(Saved data entries)
* * * * * * *

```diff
@@ -265,9 +265,38 @@
     }
 }
 
+__device__ __forceinline__ uint32_t vd_lane_sum(uint32_t maps) { return (((maps >> 1) & 0x5555u) | 0xAAAAu) + (maps & 0x5555u); }
+__device__ __forceinline__ uint64_t vd_lane_labels(uint32_t S) {
+    const uint32_t R = __builtin_bitreverse32(~S & 0xAAAAu) >> 16;
+    const uint32_t lo4 = __umul24(R & 0xFFu, 0x41041u) & 0x01010101u, hi4 = __umul24((R >> 8) & 0xFFu, 0x41041u) & 0x01010101u;
+    return uint64_t(lo4) | (uint64_t(hi4) << 32);
+}
+struct VdChain {
+    uint64_t a, b;
+};
+__device__ __forceinline__ VdChain vd_chain_post(uint32_t maps, uint32_t S0, bool vote, uint32_t *word) {
+    const int wave = __builtin_amdgcn_readfirstlane(int(threadIdx.x >> 6));
+    const uint64_t P = __builtin_amdgcn_ballot_w64(maps == 0xAAAAu), G = __builtin_amdgcn_ballot_w64((S0 & 0x10000u) != 0u);
+    const uint64_t rest = ~P;
+    const uint32_t total = rest ? (((G >> __builtin_ctzll(rest)) & 1u) ? 3u : 0u) : 2u;
+    const uint32_t post = (__builtin_amdgcn_ballot_w64(vote) != 0 ? 1u : 0u) | (total << 1);
+    if ((threadIdx.x & 63) == 63) reinterpret_cast<uint8_t *>(word)[wave] = uint8_t(post);
+    return VdChain{__builtin_bitreverse64(G | P), __builtin_bitreverse64(G)};
+}
+__device__ __forceinline__ uint32_t vd_chain_resolve(const VdChain &c, const uint32_t *word, bool *vote) {
+    const int wave = __builtin_amdgcn_readfirstlane(int(threadIdx.x >> 6));
+    const uint32_t all = uint32_t(__builtin_amdgcn_readfirstlane(int(*word)));
+    *vote = (all & 0x01010101u) != 0u;
+    uint32_t y = 0;
+#pragma unroll
+    for (int w = kT / 64 - 1; w >= 1; --w)
+        if (w > wave) y = (all >> (8 * w + 1 + int(y))) & 1u;
+    const uint64_t s = c.a + c.b + y;
+    return __builtin_amdgcn_inverse_ballot_w64(__builtin_bitreverse64(s ^ c.a ^ c.b)) ? 1u : 0u;
+}
+
 __device__ __forceinline__ void vd_short_block(const SeqArgs &A, const int blk, VdShortSmem &stg) {
     CE *lds = stg.tot;
-    uint32_t *ldsm = stg.mtot;
     const int slot = threadIdx.x;
     const int g0 = __builtin_amdgcn_readfirstlane(A.cblk[blk]), n = __builtin_amdgcn_readfirstlane(A.cblk[blk + 1]) - g0;
     const uint32_t bits = A.lane_bits[blk * kT + slot];
@@ -323,7 +352,7 @@
     }
     ulpM = __hiloint2double(__builtin_amdgcn_readfirstlane(__double2hiint(ulpM)), __builtin_amdgcn_readfirstlane(__double2loint(ulpM)));
     margin = __hiloint2double(__builtin_amdgcn_readfirstlane(__double2hiint(margin)), __builtin_amdgcn_readfirstlane(__double2loint(margin)));
-    uint32_t maps = 0, lane_map;
+    uint32_t maps = 0;
     bool sensitive = false;
     {
         double Dq = Din, nearest = __builtin_huge_val();
@@ -349,21 +378,14 @@
         }
         sensitive = nearest <= margin;
     }
-    auto label_map = [&]() {
-        uint32_t y0 = 0u, y1 = 1u;
-#pragma unroll
-        for (int k = kGPL - 1; k >= 0; --k) {
-            y0 = __builtin_amdgcn_ubfe(maps, uint32_t(2 * (kGPL - 1 - k)) | y0, 1u);
-            y1 = __builtin_amdgcn_ubfe(maps, uint32_t(2 * (kGPL - 1 - k)) | y1, 1u);
-        }
-        return y0 | (y1 << 1);
-    };
-    const bool lane_sensitive = sensitive && A.v_exact;
-    int vote = lane_sensitive ? 1 : 0;
-    uint32_t mtotal;
-    lane_map = label_map();
-    uint32_t lab = block_scan_exclusive_back<MapOp>(lane_map, ldsm, &mtotal, &vote, stg.vote) & 1u;
-    const bool wg_sensitive = vote != 0;
+    bool wg_sensitive;
+    uint32_t S0 = vd_lane_sum(maps);
+    uint32_t lab;
+    {
+        const VdChain chain = vd_chain_post(maps, S0, sensitive && A.v_exact, &stg.chain);
+        __syncthreads();
+        lab = vd_chain_resolve(chain, &stg.chain, &wg_sensitive);
+    }
     if (wg_sensitive) {
         double Dq = Din;
         uint64_t sat = 0;
@@ -430,18 +452,12 @@
     }
     bool wg_flagged = false;
     if (wg_sensitive) {
-        block_or_post(lane_flagged, stg.vote);
-        __syncthreads();
-        wg_flagged = block_or_read(stg.vote);
-        lane_map = label_map();
-        lab = block_scan_exclusive_back<MapOp>(lane_map, ldsm, &mtotal) & 1u;
-    }
-    uint64_t packed = 0;
-#pragma unroll
-    for (int k = kGPL - 1; k >= 0; --k) {
-        lab = __builtin_amdgcn_ubfe(maps, uint32_t(2 * (kGPL - 1 - k)) | lab, 1u);
-        packed |= uint64_t(lab) << (8 * k);
-    }
+        S0 = vd_lane_sum(maps);
+        const VdChain chain = vd_chain_post(maps, S0, lane_flagged, &stg.chain);
+        __syncthreads();
+        lab = vd_chain_resolve(chain, &stg.chain, &wg_flagged);
+    }
+    const uint64_t packed = vd_lane_labels(S0 + lab);
     {
         struct __attribute__((packed)) Bytes8 {
             uint64_t v;
```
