# zilliztech/knowhere

Hardware: AMD Instinct MI355X
Metric: QPS at recall@10>=0.95, IVF-PQ 100M x d=128 batch=10k (higher is better)
Workload: dtype f32

## Files before the change

knowhere_amd/csrc/kernels.h:

```cpp
#pragma once

#include <hip/hip_runtime.h>
#include <stdint.h>
#include <algorithm>
#include "sq_codec.h"

namespace knhip {

struct KnItem {
    int32_t list;
    int32_t npair;
    int64_t pair0;
};
struct KnPair {
    int32_t q;
    int32_t slot;
};

__host__ __device__ constexpr int pq_stream_phase(int lane) {
    const int l = lane & 31;
    return l < 4 ? l : l < 12 ? l + 4 : l < 16 ? l - 8 : l < 20 ? l - 16 : l < 28 ? l - 12 : l - 24;
}
constexpr int PQ_STREAM_PHASES = 16;
__host__ __device__ constexpr uint32_t pq_stream_mask(int j) {
// ... 117 lines not shown
    const int64_t* list_sblk_off;
    const int64_t* list_len;
    const int64_t* list_row_off;
    const int64_t* ids;
    const float* precomp_t;
    const float* cb;
    const float* centroids;
    int32_t d;
    int32_t lut_mode;
    const float* queries;
    const float* t2t;
    const float* coarse_dis;
    const KnItem* items;
    const KnPair* pairs;
    const int64_t* nitems_dev;
    const uint8_t* bitset;
    int64_t bitset_nbits;
    float* partial_d;
    int64_t* partial_i;
    float* gthr;
    int32_t nslot;
    int32_t k;
    const int64_t* item_lo;
    const int64_t* item_hi;
    float* dump;
    int64_t dump_stride;
    int32_t dump_by_row;
    const int64_t* dump_pair_col;
    uint32_t* ghist;
    const uint2* gmeta;
    P4Rec* recs4;
    int32_t* q4_ctr;
    const float4* cb_t;
};


struct SqScanArgs {
    const uint4* rows;
    const int64_t* list_blk_off;
    const int64_t* list_len;
    const int64_t* list_row_off;
    const int64_t* ids;
    const float* trained;
    const float* centroids;
    int32_t d;
    int32_t nchunk16;
    int32_t bits;
    const float* queries;
    const float* coarse_dis;
    const KnItem* items;
    const KnPair* pairs;
    const int64_t* nitems_dev;
    const uint8_t* bitset;
    int64_t bitset_nbits;
    float* partial_d;
    int64_t* partial_i;
    float* gthr;
    int32_t nslot;
    int32_t k;
    float* dump;
    int64_t dump_stride;
    const int64_t* dump_pair_col;
    int32_t item_loop;
};

struct MScanArgs {
    const void* rows;
    const float* xnorm;
    float xnorm_max;
    const int64_t* list_blk_off;
    const int64_t* list_len;
    const int64_t* list_row_off;
    const int64_t* ids;
    const float* trained;
    const float* centroids;
    int32_t d;
    int32_t nchunk;
    int32_t nstep;
    int32_t sq_bits;
    int32_t row_type;
    const float* queries;
    const float* qnorm;
    const float* coarse_dis;
    int64_t nq;
    int32_t nslot;
    const KnItem* units;
    const KnPair* pairs;
    const int64_t* nunits_dev;
    const float* gthr;
    float eps_scale;
    const uint8_t* bitset;
    int64_t bitset_nbits;
    int32_t* cand_cnt;
    int64_t* cand;
    uint32_t* eps_max;
    float* cand_pess;
    int32_t cap;
    int32_t* overflow;
    float* dump;
    int64_t dump_stride;
    int32_t sample_cap;
    uint32_t* ghist;
    const uint2* gmeta;
    int32_t k;
    const int32_t* sample_off;
    const void* qh;
    const void* ql;
    const float* qs;
    int32_t unit_loop;
    float* gthr_rw;
    const uint4* pq_codes_r;
    const int64_t* pq_sblk_off_r;
    const float* pq_psum;
    const void* pq_qh;
    const float* pq_qs;
    const float4* pq_cb_t;
    const float* pq_precomp_t;
    const uint8_t* pq_codes;
    int32_t pq_lut_mode;
    P8Rec* pq_recs;
    const uint4* pq_codes_i;
    const void* pq_qi;
    const float* pq_qis;
    P16Rec* pq_recs16;
    int32_t* pq_ctr;
    int32_t pq_prune_mu;
    const void* pq_cb16;
    const void* pq_qh16;
    const float* pq_qd;
    const float* pq_sc;
    const float* pq_psum_s;
    unsigned char* pq_spill;
    int32_t pq_spill_cap;
    int32_t pq_spill_wgs;
    const int2* pq_unit_tiles;
};

int64_t pq_stream16r_blocks(int64_t len);
hipError_t launch_pq_stream16r(const uint8_t* codes, const int64_t* list_row_off, const int64_t* list_len,
                               const int64_t* list_sblk_off, int64_t nlist, uint4* out, hipStream_t s);
hipError_t launch_pq_psum(const uint8_t* codes, const int64_t* list_row_off, const int64_t* list_len,
                          const int64_t* list_sblk_off, int64_t nlist, const float* precomp_t, float* psum,
                          uint32_t* pabs_max_bits, hipStream_t s);
hipError_t launch_pqf_query_table(const float* queries, const float4* cb_m, int d, int64_t nq, bool is_l2, float pabs_max,
                                  void* qh, float* qs, hipStream_t s);
hipError_t launch_pqf_predict(const float* dump, int64_t stride, const int32_t* n_row, const float* gthr, const float* qs,
                              const float* qs2, const int64_t* keys, int nprobe, int64_t nlist, const int64_t* list_len,
                              int64_t nq, int cap, int k, bool is_l2, int32_t* poor, hipStream_t s);
size_t pqf_smem();
hipError_t launch_pq_stream16i(const uint8_t* codes, const int64_t* list_row_off, const int64_t* list_len,
                               const int64_t* list_sblk_off, int64_t nlist, uint4* out, hipStream_t s);
hipError_t launch_pqi_query_table(const float* queries, const float4* cb_m, int d, int64_t nq, bool is_l2, float pabs_max,
                                  void* qi, float* qis, float* qmu, bool stats_done, hipStream_t s);
hipError_t launch_pq_sample(const MScanArgs& a, const int64_t* keys, const float4* cb_m, int64_t nlist, int smin,
                            int scap, float pabs_max, bool is_l2, int32_t* n_row, float* qs, float* qis, float* qmu,
                            hipStream_t s, float* gthr_out = nullptr, uint2* gmeta_out = nullptr, int ksel = 0);
hipError_t launch_pqi(const MScanArgs& a, bool is_l2, int64_t units_bound, hipStream_t s);

constexpr int PD_QT = 128;
size_t pqd_smem();
bool pqd_supports(int M, int d);
hipError_t launch_pqd_index_prep(const float4* cb, const float* centroids, int64_t ncent, void* cb16, float* st,
                                 uint32_t* scratch, const float* psum, int64_t npsum, float* psum_s, hipStream_t s);
hipError_t launch_pqd_query_prep(const float* queries, const float4* cb, const float* cst, int64_t nq, bool is_l2,
                                 float pabs_max, void* qh16, float* qd, hipStream_t s);
hipError_t launch_pqd(const MScanArgs& a, bool is_l2, int64_t units_bound, hipStream_t s);

bool pqf_supports(int M, int d);
hipError_t launch_pqf(const MScanArgs& a, bool is_l2, int64_t units_bound, hipStream_t s);

int flat_scan_qg(int k);
int sq_scan_qg(int k);
hipError_t launch_flat_scan(const FlatScanArgs& a, bool is_l2, bool dense, int64_t grid, hipStream_t s,
                            int qg_override = 0);
hipError_t launch_flat_full(const FlatScanArgs& a, bool is_l2, float* out, const int32_t* q_subset,
                            int64_t nq_subset, const int32_t* row_flags, hipStream_t s);
hipError_t launch_interleave_rows(const float* src, int64_t n, int d, float4* dst, int64_t dst_blk0,
                                  hipStream_t s);
hipError_t launch_rows_narrow_check(const float* x, int64_t n, int d, int row_type, uint16_t* out,
                                    unsigned long long* first_bad, hipStream_t s);
hipError_t launch_rows_widen(const uint16_t* x, int64_t n_values, int row_type, float* out, hipStream_t s);
hipError_t launch_interleave_lists16(const uint16_t* src, const int64_t* list_row_off, const int64_t* list_len,
                                     const int64_t* list_blk_off, int64_t nlist, int d, uint4* dst, hipStream_t s);
hipError_t launch_interleave_lists(const float* src, const int64_t* list_row_off,
                                   const int64_t* list_len, const int64_t* list_blk_off, int64_t nlist,
                                   int d, float4* dst, hipStream_t s);

int pq_scan_supported_m(int M);
int pq_scan_qg(int M);
int64_t pq_skew_blocks(int64_t len, int M);
hipError_t launch_pq_scan(const PqScanArgs& a, bool is_l2, int M, int64_t grid, hipStream_t s);
hipError_t launch_pq_query_table(const float* queries, const float* cb, int d, int M, int64_t nq,
                                 float* t2t, hipStream_t s);
hipError_t launch_pq_precomp_table(const float* centroids, const float* cb, int d, int M,
                                   int64_t nlist, float* pt, hipStream_t s);
hipError_t launch_pq_skew_codes(const uint8_t* codes, const int64_t* list_row_off,
                                const int64_t* list_len, const int64_t* list_sblk_off, int64_t nlist,
                                int M, uint4* out, hipStream_t s);

bool pq_scan_v2_supports(int M, int k);
int64_t pq_stream16_blocks(int64_t len);
hipError_t launch_pq_scan_v2(const PqScanArgs& a, bool is_l2, bool dump, int64_t grid, hipStream_t s);
hipError_t launch_rank0_select(const float* dump, int64_t dump_stride, const int64_t* keys, int nprobe,
                               const int64_t* list_len, const int64_t* list_row_off, const int64_t* ids,
                               int64_t nq, int k, bool is_l2, float* partial_d, int64_t* partial_i, float* gthr,
                               int64_t* tmp_keys, float* tmp_d, uint32_t* ghist, uint2* gmeta, hipStream_t s);
hipError_t launch_pq_stream16(const uint8_t* codes, const int64_t* list_row_off, const int64_t* list_len,
                              const int64_t* list_sblk_off, int64_t nlist, uint4* out, hipStream_t s);

bool pq_scan_q4_supports(int M, int d, int k);
hipError_t launch_pq_scan_q4(const PqScanArgs& a, bool is_l2, int64_t items_bound, hipStream_t s);
hipError_t launch_pq_cb_transpose(const float* cb, int M, int dsub, float4* cb_t, hipStream_t s);

int mscan_queries_per_unit(int kind, bool sample);
size_t mscan_flat_smem(int nstep);
size_t mscan_sq8_smem(int nstep, int bits = 8);
int mscan_finish_pmax(int cap, int k);
int mscan_sample_rows();
hipError_t launch_ms_block_norms(const float4* rows, int64_t total_blk, int nchunk, float* out, float* out_max,
                                 hipStream_t s, int row_type = KN_ROW_FP32);
hipError_t launch_ms_sq8_norms(const uint4* rows, int64_t total_blk, int nchunk16, int d, const float* trained,
                               float* out, float* out_max, hipStream_t s, int bits = 8);
hipError_t launch_ms_units(const int32_t* list_count_v, const int64_t* list_pair_off_v, int64_t nlist, int qt,
                           int64_t* unit_off, int64_t* nunits, KnItem* units, const int64_t* list_len,
                           int64_t code_size, double* unit_bytes, hipStream_t s, int cost_cap = 0,
                           int2* unit_tiles = nullptr);
inline int64_t ms_units_cost_bound(int64_t npairs, int qt, int64_t nlist, int64_t ntotal, int64_t max_len, int cost_cap) {
    const int64_t groups = npairs / qt + std::min<int64_t>(nlist, npairs) + 1;
    if (cost_cap <= 0) {
        return groups;
    }
    const int64_t max_ntile = std::max<int64_t>((max_len + 31) / 32, 1);
    const int64_t by_cost = groups + (2 * max_ntile * (npairs / 32 + groups) + cost_cap - 1) / cost_cap;
    const int64_t by_tiles = npairs / qt * max_ntile + ntotal / 32 + 2 * nlist + 1;
    return std::max<int64_t>(groups, std::min<int64_t>(by_cost, by_tiles));
}
hipError_t launch_mscan_flat(const MScanArgs& a, bool is_l2, int64_t units_bound, hipStream_t s);
int mscan_flat_bf16_qt(int nstep);
size_t mscan_flat_bf16_smem(int nstep);
hipError_t launch_mscan_flat_bf16(const MScanArgs& a, bool is_l2, int64_t units_bound, hipStream_t s);
hipError_t launch_mscan_sq8(const MScanArgs& a, bool is_l2, int64_t units_bound, hipStream_t s);
hipError_t launch_ms_sample_plan(const int64_t* keys, int64_t nq, int nprobe, int64_t nlist, const int64_t* list_len,
                                 int smin, int cap, int32_t* sample_off, int32_t* n_row, hipStream_t s);
hipError_t launch_ms_sq8_query_prep(const float* queries, int64_t nq, int d, int ldq, const float* trained, void* qh,
                                    void* ql, float* qs, hipStream_t s, int bits = 8);
hipError_t launch_ms_tau(const float* sel_d, int64_t nq, int k, bool is_l2, float* gthr, uint2* gmeta, hipStream_t s);
hipError_t launch_mscan_finish(const MScanArgs& a, int kind, bool is_l2, const int64_t* keys, const float* coarse_dis,
                               int nprobe, int k, float* out_d, int64_t* out_i, unsigned long long* counters, int pass,
                               hipStream_t s);
hipError_t launch_ms_flag_pairs(const int32_t* overflow, int want, const int64_t* keys, int64_t nq, int nprobe,
                                int64_t nlist, const int64_t* list_len, int k, KnItem* items, KnPair* pairs,
                                int64_t* nitems, int64_t* empty_mark, hipStream_t s);

hipError_t launch_sq_scan(const SqScanArgs& a, bool is_l2, int64_t grid, hipStream_t s, int qg_override = 0);
hipError_t launch_sq_interleave(const uint8_t* codes, const int64_t* list_row_off,
                                const int64_t* list_len, const int64_t* list_blk_off, int64_t nlist,
                                int64_t code_size, uint4* out, hipStream_t s);

struct WorkTable {
    int32_t* list_count;
    int64_t* list_pair_off;
    int64_t* list_item_off;
    int32_t* list_cursor;
    KnPair* pairs;
    KnItem* items;
    int64_t* nitems;
    double* scan_bytes;
    int64_t* empty_mark;
    int32_t k;
};
hipError_t launch_direct_items(const int64_t* keys, int64_t nq, int nprobe, int64_t nlist, const int64_t* list_len,
                               const WorkTable& wt, hipStream_t s);
hipError_t launch_build_worktable(const int64_t* keys, int64_t nq, int nprobe, int64_t nlist, int qg0, int qg1,
                                  const int64_t* list_len, int64_t code_size, const WorkTable& wt,
                                  hipStream_t s, int rank0_slot = 0, const int32_t* cls = nullptr);
hipError_t launch_fill_f32(float* p, int64_t n, float v, hipStream_t s);

struct RangeArgs {
    const float* dist;
    int64_t ncol;
    const int64_t* seg_col;
    const int64_t* seg_idpos;
    const int64_t* seg_len;
    const int64_t* ids;
    int64_t id_offset;
    const int64_t* order;
    int32_t nprobe;
    float radius;
    const uint8_t* bitset;
    int64_t bitset_nbits;
    const float* radius_q;
    int32_t inclusive;
};
hipError_t launch_tie_detect(const float* d, const int64_t* i, int64_t nq, int k, float* out_d, int64_t* out_i,
                             int32_t* flagged, int32_t* nflag, hipStream_t s);
hipError_t launch_tie_gather(const int32_t* flagged, int nflag, const float* q, int d, const int64_t* keys, const float* cdis,
                             int nprobe, float* q_out, int64_t* keys_out, float* cdis_out, const float* can_d, int k,
                             float* rad_out, hipStream_t s);
hipError_t launch_tie_sort_flags(const int32_t* in, int n, int32_t* out, hipStream_t s);
hipError_t launch_refine_combine(const float* parts, int nsh, int64_t n, float* out, hipStream_t s);
hipError_t launch_tie_resolve(const int32_t* flagged, int nflag, int nsh, const float* can_d, const int64_t* can_i, int k,
                              bool is_l2, const float* arr_d, const int64_t* arr_i, const int64_t* arr_key,
                              const int64_t* arr_n, int64_t arr_n_stride, float* out_d, int64_t* out_i, int32_t* anomalies,
                              hipStream_t s);
struct PqDumpArgs {
    float* dist;
    int64_t ncol;
    const int64_t* pair_col;
    const int64_t* keys;
    const float* coarse_dis;
    int32_t nprobe;
    int64_t nlist;
    const int64_t* list_len;
    const int64_t* list_row_off;
// ... 184 lines not shown
```

knowhere_amd/csrc/knhip_api.hip:

```cpp
#include "knhip_internal.h"

namespace knhip_host {

thread_local std::string g_last_error;

int fail(int code, const std::string& msg) {
    g_last_error = msg;
    return code;
}
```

* * * * * * *

WHAT IS EXPECTED :: Copy from the entries above each line in which the string "SqScanArgs" can be found.

WRITTEN SOLUTION ::
struct SqScanArgs {
hipError_t launch_sq_scan(const SqScanArgs& a, bool is_l2, int64_t grid, hipStream_t s, int qg_override = 0);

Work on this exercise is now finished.